How ironic :roll: ,go figure :lol:


----------



## RikkiRicardo (Dec 24, 2013)

And he still is a member? sorry you should have not waited so long how many other people he could have taken speak-up you also have to do your job to take the trash out
Merry Christmas 
RikkiRicardo


----------



## radical351 (Dec 24, 2013)

i seen alex was posting about another member named rusty.

http://goldrefiningforum.com/phpBB3/viewtopic.php?f=60&t=19605

he got screwed? really

ray


----------



## Anonymous (Dec 26, 2013)

Let's not be judge jury and executioner here without asking for at least as much information as on that other thread.

Just because it looks like he's not handled one transaction properly it doesn't mean his own complaint was any less valid.

Same standards should be applied regardless of who it is- wouldn't people agree?


----------



## butcher (Dec 26, 2013)

I tried to understand the other thread, from what I could gather there may have been mistakes on both sides, I still did not understand if the material was lost in shipping or which party ended up with the material. It kind of sounded like a mistake or misunderstanding of shipping costs.

I know one time I shipped some parts overseas (the materials had little value) shipping cost me big time, I just used it as a learning experience sometime I have had to pay for my education.

radical351, I am very reluctant to get involved in this between you and alexxx, I really do not understand exactly what went on, or where the blame to this whole thing begins or ends, or if it is all just one big understanding, sometimes it is best just to share the cost of a mistake learn from it and move on.


----------



## Anonymous (Dec 27, 2013)

Do we have a sticky thread that gives a good guide on "doing business with other members?"

Something along the lines of helping to prevent silly situations? If not I'll happily throw something out there for approval because although it's second nature to the members who run businesses it's not as easy to spot the pitfalls for the other members who don't.

Jon


----------



## butcher (Dec 27, 2013)

I think a topic on doing business would be a good idea.


----------



## 9kuuby9 (Dec 28, 2013)

Some kind of a feedback system would be nice.


----------



## Rustjunkie (Jan 13, 2014)

I have had positive transactions with Glondor,rusty and Lazer Steve and I hope they have the same to say about me. 
Thanks Guys!


----------



## radical351 (Jan 18, 2014)

Rustjunkie said:


> I have had positive transactions with Glondor,rusty and Lazer Steve and I hope they have the same to say about me.
> Thanks Guys!




i have also with lazersteve,dangerousdane.and etack. so far im happy with these people


----------



## glondor (Jan 18, 2014)

I have had good deals with Noxx, C N barr , Lazersteve, Patnor, Joshh, Claudie, joem, jmdlcar, irodd, oldgoldman and a few more I can not remember off the top of my head.

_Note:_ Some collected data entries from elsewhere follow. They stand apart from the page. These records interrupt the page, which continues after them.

template <bool DCN>
__device__ __forceinline__ void rows_epilogue_wave(unsigned* work, int first_tile, int tile_stride, const DeepFmDims& dm,
                                                   const RowsEpi& a, const RowsAdam& ad, const EmbDrop& drop) {
    const int lane = threadIdx.x & 63, wv = threadIdx.x >> 6;
    const int LPR = dm.D >> 2, TPR = dm.F * LPR;
    const int parts = TPR > 64 ? 2 : 1;
    const int lpp = (TPR + parts - 1) / parts;
    const int rpw = parts == 1 ? 64 / TPR : 1;
    const int part = wv & (parts - 1);
    const int rsub = lane / lpp, pl = lane - rsub * lpp;
    const int piece = min(part * lpp + pl, TPR - 1);
    const bool active = rsub < rpw && part * lpp + pl < TPR;
    const int f = piece / LPR, c = piece - f * LPR;
    const int col = 4 * piece;
    const int tiles = (dm.B + kTM - 1) / kTM;
    const int chunk_rows = rpw * kRowsUB, chunks = (kTM + chunk_rows - 1) / chunk_rows;
    int dshift = 0;
    while ((1 << dshift) < dm.D) ++dshift;
    const floatx4 ca = ld4(a.sc + col), cmu = ld4(a.mean + col);
    floatx4 c1, c2;
    {
        typedef double doublex2 __attribute__((ext_vector_type(2)));
        doublex2 s1[2] = {{0.0, 0.0}, {0.0, 0.0}}, s2[2] = {{0.0, 0.0}, {0.0, 0.0}};
#pragma unroll
        for (int sh = 0; sh < kRecShards; ++sh) {
            const double* q = a.rs.racc + (int64_t)sh * a.rs.stride;
            s1[0] += *reinterpret_cast<const doublex2*>(q + a.sdx + col);
            s1[1] += *reinterpret_cast<const doublex2*>(q + a.sdx + col + 2);
            s2[0] += *reinterpret_cast<const doublex2*>(q + a.sdxx + col);
            s2[1] += *reinterpret_cast<const doublex2*>(q + a.sdxx + col + 2);
        }
        const floatx4 rsd = ld4(a.rstd + col);
        const float invN = 1.0f / (float)dm.B;
        c1 = floatx4{(float)s1[0][0], (float)s1[0][1], (float)s1[1][0], (float)s1[1][1]} * invN;
        c2 = rsd * floatx4{(float)s2[0][0], (float)s2[0][1], (float)s2[1][0], (float)s2[1][1]} * invN;
    }
    const float wl = DCN ? 0.f : a.wlin[f];
    const float lr_t = ad.lr_t_dev ? *ad.lr_t_dev : ad.lr_t_host;
    const unsigned dseed = drop.thr ? *drop.seed : 0u;
    for (;;) {
        unsigned it = 0;
        if (lane == 0) it = atomicAdd(&work[part], 1u);
        it = __builtin_amdgcn_readfirstlane(it);
        const int ti = (int)(it / (unsigned)chunks), ch = (int)(it - (unsigned)ti * (unsigned)chunks);
        const int tile = first_tile + ti * tile_stride;
        if (tile >= tiles) break;
        const int b0 = tile * kTM;
        {
            int64_t row[kRowsUB];
            floatx4 gx[kRowsUB], xr[kRowsUB], sv[kRowsUB];
            float dzv[kRowsUB];
            bool ok[kRowsUB];
            int bb[kRowsUB];
#pragma unroll
            for (int k = 0; k < kRowsUB; ++k) {
                const int r = ch * chunk_rows + k * rpw + rsub;
                ok[k] = active && r < kTM && b0 + r < dm.B;
                bb[k] = min(b0 + min(r, kTM - 1), dm.B - 1);
                row[k] = a.rows_out[(int64_t)bb[k] * dm.F + f];
            }
#pragma unroll
            for (int k = 0; k < kRowsUB; ++k) {
                gx[k] = ld4(a.dXn + (int64_t)bb[k] * dm.CP + col);
                xr[k] = ld4(a.X + (int64_t)bb[k] * dm.CP + col);
                if (!DCN) {
                    sv[k] = ld4(a.S + ((int64_t)bb[k] << dshift) + 4 * c);
                    dzv[k] = a.dz[bb[k]];
                }
            }
            floatx4 pv[kRowsUB], mv[kRowsUB], vv[kRowsUB];
            bool upd[kRowsUB];
#pragma unroll
            for (int k = 0; k < kRowsUB; ++k) {
                upd[k] = ok[k] && ad.table && row[k] >= 0;
                if (ad.table) {
                    const int64_t rr = upd[k] ? row[k] : 0;
                    pv[k] = drop.thr ? ld4(ad.table + (rr << dshift) + 4 * c) : xr[k];
                    mv[k] = ld4(ad.m + rr * ad.sstride + 4 * c);
                    vv[k] = ld4(ad.v + rr * ad.sstride + 4 * c);
                }
            }
#pragma unroll
            for (int k = 0; k < kRowsUB; ++k) {
                floatx4 g = ca * (gx[k] - c1 - (xr[k] - cmu) * c2);
                if (!DCN) g = g + dzv[k] * wl + dzv[k] * (sv[k] - xr[k]);
                if (drop.thr) {
                    float4 t4 = make_float4(g.x, g.y, g.z, g.w);
                    t4 = emb_drop4(t4, dseed, drop.thr, drop.inv_keep, (unsigned)bb[k], (unsigned)col);
                    g = floatx4{t4.x, t4.y, t4.z, t4.w};
                }
                if (upd[k]) {
                    floatx4 mi = mv[k], vi = vv[k], pi = pv[k];
#pragma unroll
                    for (int e = 0; e < 4; ++e) {
                        mi[e] = ad.b1 * mi[e] + (1.f - ad.b1) * g[e];
                        vi[e] = ad.b2 * vi[e] + (1.f - ad.b2) * g[e] * g[e];
                        pi[e] -= lr_t * mi[e] / (sqrtf(vi[e]) + ad.eps);
                    }
                    st4_sel(ad.m + row[k] * ad.sstride + 4 * c, mi, ad.wt);
                    st4_sel(ad.v + row[k] * ad.sstride + 4 * c, vi, ad.wt);
                    st4_sel(ad.table + (row[k] << dshift) + 4 * c, pi, ad.wt);
                } else if (ok[k]) {
                    if (a.field_major)
                        st4(a.grad_rows + (((int64_t)f * dm.B + bb[k]) << dshift) + 4 * c, g * a.grad_scale);
                    else
                        st4(a.grad_rows + (((int64_t)bb[k] * dm.F + f) << dshift) + 4 * c, g);
                }
            }
        }
    }
}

Some have been outstanding, and some not so much, but I would do deals with any of those listed here any time. I have had a few with others that were not quite up to par, and I am sure some will feel the same way about me. 
Work with integrity, take your lumps if something screws up and don't take work you can not do. Cheers


----------



## gold4mike (Jan 20, 2014)

I've had good dealings with GoldSilverPro, Lino, Samuel-A, LazerSteve, BarrenRealms, Patnor, GloryCloud, jonn and a few more. 

I didn't realize there were so many until I started this reply :shock: 

All transactions went well.


----------